Fu Robert Jenckins, primo ministro inglese, a commissionare la Maddalena nel 1823. Dopo la morte di Lord Liverpool, la scultura giacente passò per le mani di una passionaria inglese che si batté contro la pena di morte, restando in un giardino, esposta per anni alle intemperie. L’opera fu acquistata nel 2002 da Sotheby’s per l’irrisoria cifra di quattromila sterline da parte di un ignaro compratore. Solo da poco la scultura è stata attribuita al maestro e battuta all’asta per otto milioni di euro da Christie’s, senza però trovare un acquirente. Per questo è possibile ammirarla alla grande mostra di Bassano.

Niente dalla Russia

Non solo Vittorio Sgarbi, presidente del Comitato Nazionale per le celebrazioni del bicentenario della morte di Antonio Canova, ha lamentato l’assenza dei marmi di Pietroburgo e di Kiev. Il critico ha ricordato che questa celebrazione canoviana è la seconda, ma è come se fosse la prima, alludendo al fatto che nel 1922, anno della marcia su Roma, probabilmente non furono organizzati grandi festeggiamenti per il maestro di Possagno.
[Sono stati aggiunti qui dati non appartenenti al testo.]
# facebookresearch/momentum

Hardware: NVIDIA H100
Metric: GN iterations/sec (batched 72-joint IK) (higher is better)
Workload: dtype f32

## Files before the change

### include/momentum_b200.h

```cpp
#ifndef MOMENTUM_B200_H_
#define MOMENTUM_B200_H_

#include <stddef.h>
#include <stdint.h>

#ifdef __cplusplus
extern "C" {
#endif

#define MB2_PARAMETERS_PER_JOINT 7
#define MB2_MAX_MODEL_PARAMETERS 2048
#define MB2_PARAMETER_SET_WORDS 32

typedef enum mb2_status {
  MB2_OK = 0,
  MB2_ERR_INVALID_ARGUMENT = 1,
  MB2_ERR_CUDA = 2,
  MB2_ERR_UNSUPPORTED = 3
} mb2_status;

typedef enum mb2_instance_status {
  MB2_INSTANCE_OK = 0,
  MB2_INSTANCE_CHOLESKY_BREAKDOWN = 1,
  MB2_INSTANCE_NON_FINITE = 2
// ... 242 lines not shown
int mb2_solver_function_implicit_direction_device(mb2_solver_function* f, const float* parameters_device ,
                                                  const float* grad_parameters_device , float* direction_device ,
                                                  float* jacobian_direction_device , float* residual_device ,
                                                  float* gradient_rms_device , void* cuda_stream);

int mb2_solver_create(mb2_solver_function* f, const mb2_gauss_newton_options* opt, mb2_solver** out);
void mb2_solver_destroy(mb2_solver* s);
int mb2_solver_set_options(mb2_solver* s, const mb2_gauss_newton_options* opt);
int mb2_solver_set_enabled_parameters(mb2_solver* s, const uint64_t bits[MB2_PARAMETER_SET_WORDS]);
int mb2_solver_solve(mb2_solver* s, float* parameters, double* errors, int32_t* iterations, int32_t* status);
int mb2_solver_solve_async(mb2_solver* s, float* parameters);
int mb2_solver_wait(mb2_solver* s, double* errors, int32_t* iterations, int32_t* status);
int mb2_solver_solve_device(mb2_solver* s, float* parameters_device, void* cuda_stream);
int mb2_solver_get_results(mb2_solver* s, double* errors, int32_t* iterations, int32_t* status);
int mb2_solver_get_error_history(mb2_solver* s, double* history);
int mb2_solver_get_counters(mb2_solver* s, uint64_t* total_iterations, uint64_t* kernel_launches);
int mb2_solver_set_profiling(mb2_solver* s, int32_t enabled);
int mb2_solver_get_phase_times(mb2_solver* s, double ms[4], uint64_t launches[4]);
int mb2_solver_get_plan_stats(mb2_solver* s, int64_t stats[12]);
int mb2_solver_get_fused_profile(mb2_solver* s, int32_t* fused, int32_t* groups, double* kernel_ms, uint64_t phase_cycles[12]);
int mb2_solver_function_get_sweep_launch(mb2_solver_function* f, int32_t jacobian, int64_t out[5]);
int mb2_character_get_instance_launch(const mb2_character* c, int32_t op, int32_t backward, int32_t batch, int32_t num_points, int64_t out[6]);
int mb2_solver_function_get_input_gradient_launch(mb2_solver_function* f, int64_t out[6]);
int mb2_solver_get_solve_path(mb2_solver* s, int64_t out[15]);

typedef struct mb2_mixed_batch mb2_mixed_batch;
const char* mb2_mixed_batch_last_error(void);
int mb2_mixed_batch_create(int device, int32_t granule , mb2_mixed_batch** out);
void mb2_mixed_batch_destroy(mb2_mixed_batch* b);
int mb2_mixed_batch_add_rig(mb2_mixed_batch* b, const mb2_character* c, int32_t num_parameters, int32_t* rig_id);
int mb2_mixed_batch_use_limits(mb2_mixed_batch* b, int32_t enabled, float weight);
int mb2_mixed_batch_add_instance(mb2_mixed_batch* b, int32_t rig_id, int32_t num_constraints, const int32_t* parents, const float* offsets ,
                                 const float* weights , const float* targets , const float* theta0 , int32_t* instance_id);
int mb2_mixed_batch_set_parameters(mb2_mixed_batch* b, int32_t instance_id, const float* theta0);
int mb2_mixed_batch_solve(mb2_mixed_batch* b, const mb2_gauss_newton_options* opt);
int mb2_mixed_batch_get_result(mb2_mixed_batch* b, int32_t instance_id, float* theta, double* error, int32_t* iterations, int32_t* status);
int mb2_mixed_batch_get_results(mb2_mixed_batch* b, float* theta, const int64_t* theta_offsets, double* errors, int32_t* iterations, int32_t* status);
int mb2_mixed_batch_stats(mb2_mixed_batch* b, int64_t stats[6]);
int mb2_mixed_batch_bucket_info(mb2_mixed_batch* b, int32_t bucket, int64_t info[4]);

int mb2_character_clone(const mb2_character* c, int device, mb2_character** out);
int mb2_solver_function_clone(const mb2_solver_function* f, const mb2_character* c_on_device, int32_t batch, mb2_solver_function** out);
int mb2_character_device(const mb2_character* c);
const mb2_character* mb2_solver_function_character(const mb2_solver_function* f);
int32_t mb2_solver_function_num_error_functions(const mb2_solver_function* f);
int32_t mb2_solver_function_target_size(const mb2_solver_function* f, int32_t index);

// ... 17 lines not shown
```

### momentum_b200/csrc/ik_capi.cu

```cuda
#include "../../include/momentum_b200.h"

#include <cuda_runtime.h>
#include <nvtx3/nvToolsExt.h>

#include <algorithm>
#include <cfloat>
#include <cmath>
#include <cstdio>
#include <cstdlib>
#include <cstring>
#include <memory>
#include <string>
#include <vector>

#include "ik_chol_sched.h"
#include "ik_fused.cuh"
#include "ik_jtj_tc.cuh"
#include "ik_kernels.cuh"
#include "ik_plan.h"
#include "ik_solve_path.h"

using namespace mb2;

namespace {
// ... 163 lines not shown
  std::unique_ptr<DeviceSchedule> sched;
  SweepLaunch lastSweep[2]{};
  FunctionTables tables() const;
};

struct PhaseEvent {
  cudaEvent_t start, stop;
  int phase;
};

struct mb2_solver {
  mb2_solver_function* fn{nullptr};
  mb2_gauss_newton_options opt{};
  DeviceBuffer<float> dH, dDelta, dThetaOrig, dTheta0, dScale, dGradDotDelta, dThetaStage, dGrad, dTiles, dRadius, dRSaved;
  DeviceBuffer<double> dLastErrors, dTrialErrors, dHistory;
  DeviceBuffer<int32_t> dActive, dIterations, dStatus, dSearching, dActiveCount, dWorkCounter, dQrChunks;
  DeviceBuffer<unsigned long long> dPhaseCycles;
  DeviceBuffer<float> dPark;
  DeviceBuffer<uint32_t> dParkSlots;
  SolvePath path;
  cudaEvent_t fusedStart{nullptr}, fusedStop{nullptr};
  double fusedMs{0};
  int* hActiveCount{nullptr};
  char* hResults{nullptr};
  size_t hResultsBytes{0};
  bool resultsStaged{false};
  uint64_t totalIterations{0}, kernelLaunches{0};
  bool profiling{false};
  bool inKernelProfile{false};
  std::vector<PhaseEvent> events;
  double phaseMs[4]{0, 0, 0, 0};
  uint64_t phaseLaunches[4]{0, 0, 0, 0};
  size_t historyStride{0};
  ~mb2_solver() {
    if (hActiveCount) cudaFreeHost(hActiveCount);
    if (hResults) cudaFreeHost(hResults);
    if (fusedStart) cudaEventDestroy(fusedStart);
    if (fusedStop) cudaEventDestroy(fusedStop);
    for (auto& e : events) { cudaEventDestroy(e.start); cudaEventDestroy(e.stop); }
  }
};
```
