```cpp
int run_plan(aq_engine* e, const uint8_t* tiles, int B, int H, int W, void* ws, size_t ws_bytes,
             float* pred_out, aq_det* dets, int32_t* counts, float conf, float iou, int max_det, hipStream_t stream,
             int first = 0, int last = -1, const AugRun* ar = nullptr) {
    AQ_REQUIRE(e && tiles && ws, "infer: null pointer");
    const int n_ops = (int)e->ops.size();
// ... 21 lines not shown
    int32_t* cand_count = (int32_t*)((char*)ws + e->off_cand_count);
    float* cand_rows = (float*)((char*)ws + e->off_cand_rows);
    const char* use_sd = getenv("AQ_STEMDOWN");
    const bool stemdown = use_sd && *use_sd == '1' && prec == AQ_BF16 && n_ops > 2 && e->ops[0].kind == AQ_OP_STEM && e->ops[1].kind == AQ_OP_DOWNBLOCK &&
                          e->ops[0].dst.channels == 48 && e->ops[1].src.tensor == e->ops[0].dst.tensor && e->ops[1].src.ch_off == e->ops[0].dst.ch_off &&
                          aq_stemdown_supported(H, W) && ((uintptr_t)tiles & 3) == 0 && !scaled;
    const bool fuse_heads = dets != nullptr && heads_fused(e);
    bool heads_started = ar != nullptr;
    int heads_done = 0;
    for (int oi = 0; oi < first; ++oi)
        if (fuse_heads && e->ops[oi].kind == AQ_OP_CONV && e->ops[oi].level >= 0) {
            heads_started = true;
            ++heads_done;
        }
    int tail_conv = -1;
    for (int oi = first; oi < last; ++oi) {
        const aq_op_desc& op = e->ops[oi];
        if (ev) AQ_CHECK_HIP(hipEventRecord(ev[oi], stream));
        const bool mark = g_roctx.on();
        if (mark) {
            char name[96];
            snprintf(name, sizeof name, "aq op %02d kind %d: %d -> %d ch, k%d s%d%s", oi, op.kind, op.src.channels, op.dst.channels, op.k, op.stride,
                     op.level >= 0 ? " (detect head)" : "");
            g_roctx.push(name);
        }
        switch (op.kind) {
        case AQ_OP_PREPROCESS:
            if (scaled)
                rc = aq_preprocess_s2d_scaled(tiles, ar->H0, ar->W0, ar->ytab, ar->xtab, ar->ps->h, ar->ps->w, tptr(e, ws, tiles, op.dst.tensor), B, H, W,
                                              prec, stream);
            else
                rc = aq_preprocess_s2d(tiles, tptr(e, ws, tiles, op.dst.tensor), B, H, W, prec, stream);
            break;
        case AQ_OP_CONV:
            if (oi == tail_conv) {
                note_launch(e, oi, AQ_FAM_DIRECT1X1, AQ_CONV_CFG_DIRECT1X1);
                break;
            }
            if (ar && op.level >= 0 && !((ar->ps->level_mask >> op.level) & 1)) {
                note_launch(e, oi, AQ_FAM_NONE);
                break;
            }
            if (fuse_heads && op.level >= 0) {
                int32_t* wide = (int32_t*)((char*)ws + e->off_cand_wide);
                if (!heads_started) {
                    AQ_CHECK_HIP(hipMemsetAsync(wide, 0, sizeof(int32_t) * B * kCountStride, stream));
                    heads_started = true;
                }
                const TensorPlace& pl = e->place[op.src.tensor];
                int off = 0;
                for (int l = 0; l < op.level; ++l) off += e->desc.na * (H / (int)e->desc.stride[l]) * (W / (int)e->desc.stride[l]);
// ... 61 lines not shown
                                 e->packed[0].w, e->packed[0].bias, e->packed[oi].w, e->packed[oi].bias, B, H, W, stream);
                break;
            }
            rc = aq_downblock(tptr(e, ws, tiles, op.src.tensor), e->tensors[op.src.tensor].channels, op.src.ch_off,
                              tptr(e, ws, tiles, op.dst.tensor), e->tensors[op.dst.tensor].channels, op.dst.ch_off,
                              e->packed[oi].w, e->packed[oi].bias, B, pl.h, pl.w, stream);
            break;
        }
        case AQ_OP_SPPF_POOL: {
            const TensorPlace& pl = e->place[op.src.tensor];
            rc = aq_sppf_pool(tptr(e, ws, tiles, op.src.tensor), e->tensors[op.src.tensor].channels, op.src.ch_off,
                              op.src.channels, B, pl.h, pl.w, prec, stream);
            break;
        }
        case AQ_OP_UPSAMPLE2X: {
            const TensorPlace& pl = e->place[op.src.tensor];
            rc = aq_upsample2x(tptr(e, ws, tiles, op.src.tensor), e->tensors[op.src.tensor].channels, op.src.ch_off,
                               tptr(e, ws, tiles, op.dst.tensor), e->tensors[op.dst.tensor].channels, op.dst.ch_off,
                               op.src.channels, B, pl.h, pl.w, prec, stream);
            break;
        }
        case AQ_OP_DECODE: {
            if (fuse_heads) break;
            const float* heads[3];
            for (int l = 0; l < 3; ++l) heads[l] = (const float*)tptr(e, ws, tiles, e->desc.head_tensor[l]);
            float anchors[3 * 8 * 2];
            for (int l = 0; l < 3; ++l)
                for (int a = 0; a < e->desc.na; ++a) {
                    anchors[(l * e->desc.na + a) * 2] = e->desc.anchors_px[l][a][0];
                    anchors[(l * e->desc.na + a) * 2 + 1] = e->desc.anchors_px[l][a][1];
// ... 199 lines not shown
    if (x3) compute_desc.precision = AQ_FP32;
    d = &compute_desc;
    e->desc = *d;
    e->tensors.assign(d->tensors, d->tensors + d->n_tensors);
    e->ops.assign(d->ops, d->ops + d->n_ops);
    e->desc.tensors = e->tensors.data();
    e->desc.ops = e->ops.data();
    e->packed.resize(e->ops.size());
    e->conv_cfg.assign(e->ops.size(), -1);
    const int eb = aq_elem_bytes(d->precision);
    auto fail = [&](int rc) { aq_engine_destroy(e); return rc; };
    if (hipMalloc(&e->zero_page, 4096) != hipSuccess || hipMemset(e->zero_page, 0, 4096) != hipSuccess) {
        aq_set_error("engine_create: zero page allocation failed");
        return fail(AQ_ERR_NOMEM);
    }
    const char* use_tail = getenv("AQ_C3TAIL");
    for (size_t oi = 0; d->precision == AQ_BF16 && !(use_tail && *use_tail == '0') && oi + 1 < e->ops.size(); ++oi) {
        const aq_op_desc& b = e->ops[oi];
        const aq_op_desc& c = e->ops[oi + 1];
        if (b.kind != AQ_OP_BOTTLENECK || c.kind != AQ_OP_CONV || !b.weight || !b.bias || !c.weight || !c.bias) continue;
        if (b.src.channels != 48 || b.dst.channels != 48 || b.k != 3 || b.dst.tensor < 0 || b.dst.tensor >= d->n_tensors || b.dst.ch_off != 0 ||
            e->tensors[b.dst.tensor].channels != 96 || b.src.tensor == b.dst.tensor)
            continue;
        if (c.k != 1 || c.stride != 1 || c.act != 1 || c.res.tensor >= 0 || c.level >= 0 || c.src.tensor != b.dst.tensor || c.src.ch_off != 0 ||
            c.src.channels != 96 || c.dst.channels != 96 || c.dst.tensor < 0 || c.dst.tensor >= d->n_tensors || c.dst.tensor == c.src.tensor ||
            c.dst.tensor == b.src.tensor || c.dst.ch_off % 8 || e->tensors[c.dst.tensor].channels % 8 || e->tensors[c.dst.tensor].dtype != AQ_T_ACT)
            continue;
        bool read_later = false;
        for (size_t oj = oi + 2; oj < e->ops.size(); ++oj)
            for (const aq_slice* s : {&e->ops[oj].src, &e->ops[oj].res})
// ... 551 lines not shown
```

aquaculture_amd/csrc/size_guards.h:

```cpp
#pragma once

namespace sg {

typedef long long ll;

constexpr ll cdiv(ll a, ll b) { return (a + b - 1) / b; }

constexpr ll kStemTW = 64, kStemTH = 8;
constexpr ll kDownTW = 16, kDownblockTH = 8, kConv3x3s2TH = 4;
constexpr ll btl_tile_w(ll C) { return C == 16 ? 32 : 16; }
constexpr ll btl_tile_h(ll C) { return C == 96 ? 8 : 16; }

inline bool preprocess_fits(ll B, ll H, ll W) { return B * (H / 2) * (W / 2) < (1LL << 31); }
inline bool sppf_pool_fits(ll B, ll H, ll W, ll groups) { return B * H * W * groups < (1LL << 31); }
inline bool upsample2x_fits(ll B, ll H, ll W, ll groups) { return B * 4 * H * W * groups < (1LL << 31); }
inline bool upsample2x_rows_fit(ll B, ll H) { return B * H < 65536; }

inline bool tile_bytes_fit(ll B, ll H, ll W) { return B * H * W * 3 < (1LL << 40); }

inline bool stem_out_fits(ll B, ll Ho, ll Wo) {
    return B * Ho * Wo < (1LL << 31) && B * cdiv(Wo, kStemTW) * cdiv(Ho, kStemTH) < (1LL << 31);
}
inline bool stem_fits(ll B, ll H, ll W) { return B * H * W * 3 < (1LL << 32) && stem_out_fits(B, H / 2, W / 2); }

// ... 2 lines not shown
}
inline bool downblock_fits(ll B, ll H, ll W) { return down_fits(B, H, W, kDownblockTH); }
inline bool conv3x3s2_direct_fits(ll B, ll H, ll W) { return down_fits(B, H, W, kConv3x3s2TH); }

inline bool bottleneck_fits(ll C, ll B, ll H, ll W) {
    return B * H * W < (1LL << 31) && B * cdiv(W, btl_tile_w(C)) * cdiv(H, btl_tile_h(C)) < (1LL << 30);
}
inline bool btl_asm_tiles_fit(ll C, ll B, ll H, ll W, ll in_ld, ll out_ld) {
    const ll tx = cdiv(W, 16), tpi = tx * cdiv(H, btl_tile_h(C)), nt = tpi * B;
    return tx >= 2 && tpi >= 2 && nt < (1LL << 24) && nt * tpi < (1LL << 32) &&
           B * H * W * in_ld * 2 < (1LL << 30) && B * H * W * out_ld * 2 < (1LL << 31);
}
inline bool c3tail_cat_fits(ll B, ll H, ll W, ll cat_ld) { return B * H * W * cat_ld * 2 < (1LL << 31); }

inline bool conv1x1_direct_fits(ll npix) { return npix < (1LL << 31); }
inline bool conv1x1_asm_fits(ll npix, ll in_ld, ll out_ld) {
    return npix * in_ld * 2 < (1LL << 31) - (1LL << 22) && npix * out_ld * 2 < (1LL << 32) - (1LL << 22);
}

inline bool pl3x3_index_fits(ll B, ll H, ll W) { return B * (H + 1) * (W + 1) + W + 2 < (1LL << 23); }
inline bool pl3x3_offsets_fit(ll B, ll H, ll W, ll out_ld, ll res_ld) {
    return B * H * W * out_ld * 2 < (1LL << 31) && B * H * W * res_ld * 2 < (1LL << 31);
}
inline bool pl3x3s2_fits(ll B, ll H, ll W, ll in_ld, ll out_ld) {
    return pl3x3_index_fits(B, H / 2, W / 2) && B * (H / 2) * (W / 2) * out_ld * 2 < (1LL << 31) && B * H * W * in_ld * 2 < (1LL << 31) &&
           in_ld * 2 < (1LL << 24);
}
inline bool pl3x3_f8_offsets_fit(ll B, ll H, ll W, ll in_ld_bytes, ll out_ld, ll res_ld) {
    return pl3x3_offsets_fit(B, H, W, out_ld, res_ld) && B * H * W * in_ld_bytes < (1LL << 31) && in_ld_bytes < (1LL << 24);
}
// ... 36 lines not shown
```

aquaculture_amd/engine.py:

```python
from __future__ import annotations

import ctypes as C
import os
import re
from typing import Dict, List, Optional, Sequence, Tuple

import numpy as np
import torch

from . import spec as _spec
from .checkpoint import Checkpoint, pack_plan_weights

AQ_BF16, AQ_FP32, AQ_BF16_W8, AQ_F16X3 = 0, 1, 2, 3
PRECISIONS = {"bf16": AQ_BF16, "fp32": AQ_FP32, "fp8w": AQ_BF16, "f16x3": AQ_F16X3}
"""Compute precision of the single-op helpers.  fp8w = fp8 (OCP e4m3fn) weights with per-output-channel power-of-two scales, bf16
activations (quant.py): values bf16 holds exactly, so every bf16 kernel runs them as they are."""
ENGINE_PRECISIONS = {"bf16": AQ_BF16, "fp32": AQ_FP32, "fp8w": AQ_BF16_W8, "f16x3": AQ_F16X3, "fp8": AQ_BF16}
"""aq_model_desc.precision.  AQ_BF16_W8 computes as AQ_BF16; kernels with an fp8-weight stream (the planar 3x3) load the e4m3 codes."""
_DTYPE_CODE = {"act": 0, "f32": 1, "u8": 2}

LIB_PATH = os.path.join(os.path.dirname(os.path.abspath(__file__)), "csrc", "libaqengine.so")


class aq_tensor_desc(C.Structure):
# ... 17 lines not shown
                ("head_tensor", C.c_int32 * 3), ("input_tensor", C.c_int32),
                ("n_tensors", C.c_int32), ("n_ops", C.c_int32),
                ("tensors", C.POINTER(aq_tensor_desc)), ("ops", C.POINTER(aq_op_desc))]


class aq_det(C.Structure):
    _fields_ = [("x1", C.c_float), ("y1", C.c_float), ("x2", C.c_float), ("y2", C.c_float),
                ("conf", C.c_float), ("cls", C.c_float)]


EXPORTS = (
    "aq_last_error", "aq_version", "aq_engine_create", "aq_engine_destroy", "aq_engine_workspace_bytes", "aq_size_guard",
    "aq_engine_infer", "aq_engine_run_ops", "aq_engine_candidates", "aq_engine_forward_raw", "aq_engine_tensor_ptr", "aq_engine_profile",
    "aq_engine_op_times", "aq_engine_num_ops", "aq_engine_set_conv_config", "aq_engine_autotune", "aq_engine_set_tuned_table",
    "aq_engine_get_conv_config", "aq_conv_num_configs", "aq_debug_conv_stamp", "aq_debug_mfma_peak",
    "aq_conv_config_tiles", "aq_pack_conv_weights", "aq_pack_conv_weights_x3", "aq_conv2d", "aq_pack_stem_weights", "aq_stem_conv", "aq_pack_bottleneck_weights", "aq_bottleneck", "aq_bottleneck_asm_form", "aq_bottleneck_c3tail_supported", "aq_pack_bottleneck_c3tail_weights", "aq_bottleneck_c3tail", "aq_pack_downblock_weights", "aq_downblock", "aq_stemdown_supported", "aq_stemdown", "aq_conv1x1_direct_supported", "aq_pack_conv1x1_direct", "aq_conv1x1_direct", "aq_conv1x1_asm_supported", "aq_pack_conv1x1_asm", "aq_conv1x1_asm", "aq_nms_opts", "aq_engine_set_nms_options",
    "aq_conv3x3s2_direct_supported", "aq_pack_conv3x3s2_direct", "aq_conv3x3s2_direct",
    "aq_conv3x3_pl_supported", "aq_conv3x3_pl_asm_family", "aq_pack_conv3x3_pl", "aq_conv3x3_pl", "aq_conv3x3_pl_s2_supported", "aq_pack_conv3x3_pl_s2", "aq_conv3x3_pl_s2", "aq_jpeg_scratch_bytes", "aq_jpeg_idct_rgb", "aq_jpeg_idct_rgb_checked", "aq_f32_to_e4m3", "aq_conv1x1_direct_f8out", "aq_absmax_bf16", "aq_engine_calibrate_amax", "aq_engine_set_fp8_scales", "aq_engine_last_launch", "aq_conv3x3_pl_f8_supported", "aq_pack_conv3x3_pl_f8", "aq_conv3x3_pl_f8", "aq_conv3x3_pl_w8_supported", "aq_pack_conv3x3_pl_w8", "aq_conv3x3_pl_w8", "aq_head_decode_supported", "aq_pack_head_weights", "aq_head_decode", "aq_head_counts_gather", "aq_preprocess_s2d", "aq_sppf_pool",
    "aq_upsample2x", "aq_letterbox_u8", "aq_letterbox_tiles_u8", "aq_format_label_rows", "aq_detect_decode", "aq_nms_scratch_bytes", "aq_nms", "aq_jpeg_huffman_decode", "aq_write_label_files",
    "aq_crop_jpeg_coefs", "aq_crop_jpeg_bytes", "aq_write_crop_files",
    "aq_annotate_u8", "aq_image_jpeg_coefs", "aq_image_jpeg_bytes", "aq_write_image_files",
    "aq_blank_stats_scratch_bytes", "aq_blank_stats_u8",
    "aq_blank_geom_scratch_bytes", "aq_blank_components_u8", "aq_blank_ring_edges_u8",
    "aq_facility_scratch_bytes", "aq_facility_dbscan_f64",
    "aq_land_scratch_bytes", "aq_land_filter_f64",
    "aq_land_images_scratch_bytes", "aq_land_images_f64",
    "aq_eval_scratch_bytes", "aq_eval_member_conf_f64", "aq_box_match_f64",
    "aq_eval_subsets_scratch_bytes", "aq_eval_member_conf_subsets_f64", "aq_box_match_subsets_scratch_bytes", "aq_box_match_subsets_f64",
    "aq_model_error_match_f64", "aq_model_error_moments_f64",
    "aq_tonnage_simulate_f64", "aq_tonnage_reduce_f64", "aq_tonnage_ndtri_f64", "aq_tonnage_uniform_f64",
    "aq_depth_ranges_f64", "aq_depth_stats_f64",
# ... 99 lines not shown
    lib.aq_conv2d.argtypes = [vp, i32, i32, i32, vp, i32, i32, i32, vp, i32, i32, vp, vp,
                              i32, i32, i32, i32, i32, i32, i32, i32, i32, vp, vp]
    lib.aq_pack_stem_weights.argtypes = [C.POINTER(f32), i32, i32, vp, C.POINTER(sz), vp]
    lib.aq_stem_conv.argtypes = [vp, vp, i32, i32, i32, vp, vp, i32, i32, i32, i32, i32, vp]
    lib.aq_pack_bottleneck_weights.argtypes = [C.POINTER(f32), C.POINTER(f32), i32, vp, C.POINTER(sz), vp]
    lib.aq_bottleneck.argtypes = [vp, i32, i32, vp, i32, i32, i32, vp, vp, i32, i32, i32, i32, vp]
    lib.aq_bottleneck_asm_form.argtypes = [i32] * 6
    lib.aq_bottleneck_c3tail_supported.argtypes = [i32, i32, i32, i32, i32, i32]
    lib.aq_pack_bottleneck_c3tail_weights.argtypes = [C.POINTER(f32), C.POINTER(f32), C.POINTER(f32), vp, C.POINTER(sz), vp]
    lib.aq_bottleneck_c3tail.argtypes = [vp, i32, i32, vp, i32, i32, vp, i32, i32, vp, vp, i32, i32, i32, i32, vp]
    lib.aq_pack_downblock_weights.argtypes = [C.POINTER(f32), C.POINTER(f32), vp, C.POINTER(sz), vp]
    lib.aq_downblock.argtypes = [vp, i32, i32, vp, i32, i32, vp, vp, i32, i32, i32, vp]
    lib.aq_conv1x1_direct_supported.argtypes = [i32, i32]
    lib.aq_pack_conv1x1_direct.argtypes = [C.POINTER(f32), i32, i32, vp, C.POINTER(sz), vp]
    lib.aq_conv1x1_direct.argtypes = [vp, i32, i32, vp, i32, i32, i32, i32, vp, vp, C.c_longlong, i32, vp]
    lib.aq_nms_opts.argtypes = [vp, i32, i32, i32, i32, f32, f32, i32, vp, vp, i32, vp, vp, vp, i32, C.c_ulonglong, C.c_ulonglong, vp]
    lib.aq_engine_set_nms_options.argtypes = [vp, i32, C.c_ulonglong, C.c_ulonglong]
    lib.aq_conv1x1_asm_supported.argtypes = [i32, i32]
    lib.aq_pack_conv1x1_asm.argtypes = [C.POINTER(f32), i32, i32, vp, C.POINTER(sz), vp]
    lib.aq_conv1x1_asm.argtypes = [vp, i32, i32, vp, i32, i32, i32, i32, vp, vp, C.c_longlong, i32, vp]
    lib.aq_conv3x3s2_direct_supported.argtypes = [i32, i32]
    lib.aq_pack_conv3x3s2_direct.argtypes = [C.POINTER(f32), i32, i32, vp, C.POINTER(sz), vp]
    lib.aq_conv3x3s2_direct.argtypes = [vp, i32, i32, vp, i32, i32, i32, i32, vp, vp, i32, i32, i32, i32, vp]
    lib.aq_conv3x3_pl_supported.argtypes = [i32, i32]
    lib.aq_conv3x3_pl_asm_family.argtypes = [i32]
    lib.aq_pack_conv3x3_pl.argtypes = [C.POINTER(f32), i32, i32, vp, C.POINTER(sz), vp]
    lib.aq_conv3x3_pl.argtypes = [vp, C.c_longlong, C.c_longlong, i32, vp, i32, i32, i32, vp, i32, i32, vp, vp, i32, i32, i32, i32, vp]
    lib.aq_conv3x3_pl_w8.argtypes = lib.aq_conv3x3_pl.argtypes
    lib.aq_pack_conv3x3_pl_w8.argtypes = [C.POINTER(C.c_float), C.POINTER(C.c_float), i32, i32, vp, C.POINTER(C.c_size_t), vp, vp]
    lib.aq_conv3x3_pl_w8_supported.argtypes = [i32] * 5
# ... 1833 lines not shown
    w = np.ascontiguousarray(w_oihw.reshape(cout, cin).float().cpu().numpy())
    n = C.c_size_t()
    wp = w.ctypes.data_as(C.POINTER(C.c_float))
    _check(lib.aq_pack_conv1x1_direct(wp, cin, cout, None, C.byref(n), None))
    wbuf = torch.empty(n.value, dtype=torch.uint8, device=x.device)
    _check(lib.aq_pack_conv1x1_direct(wp, cin, cout, wbuf.data_ptr(), C.byref(n), _stream_ptr()))
    bbuf = bias.float().to(x.device).contiguous()
    if out is None:
        out = torch.empty(x.shape[:-1] + (cout,), dtype=torch.bfloat16, device=x.device)
    _check(lib.aq_conv1x1_direct(x.data_ptr(), ld, 0, out.data_ptr(), out.stride(-2), 0, cin, cout, wbuf.data_ptr(), bbuf.data_ptr(), npix, int(act),
                                 _stream_ptr()))
    torch.cuda.current_stream().synchronize()
    return out
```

Concludendo come fosse necessario, con questa grande mostra, voltare pagina dopo il terrorismo del critico Roberto Longhi, che nel ’46 chiudeva il suo Viatico di cinque secoli di pittura veneziana con un commento indegno sul maestro Canova, che ora, ancor più elogiato e conosciuto dal vasto pubblico, se ne fa beffe.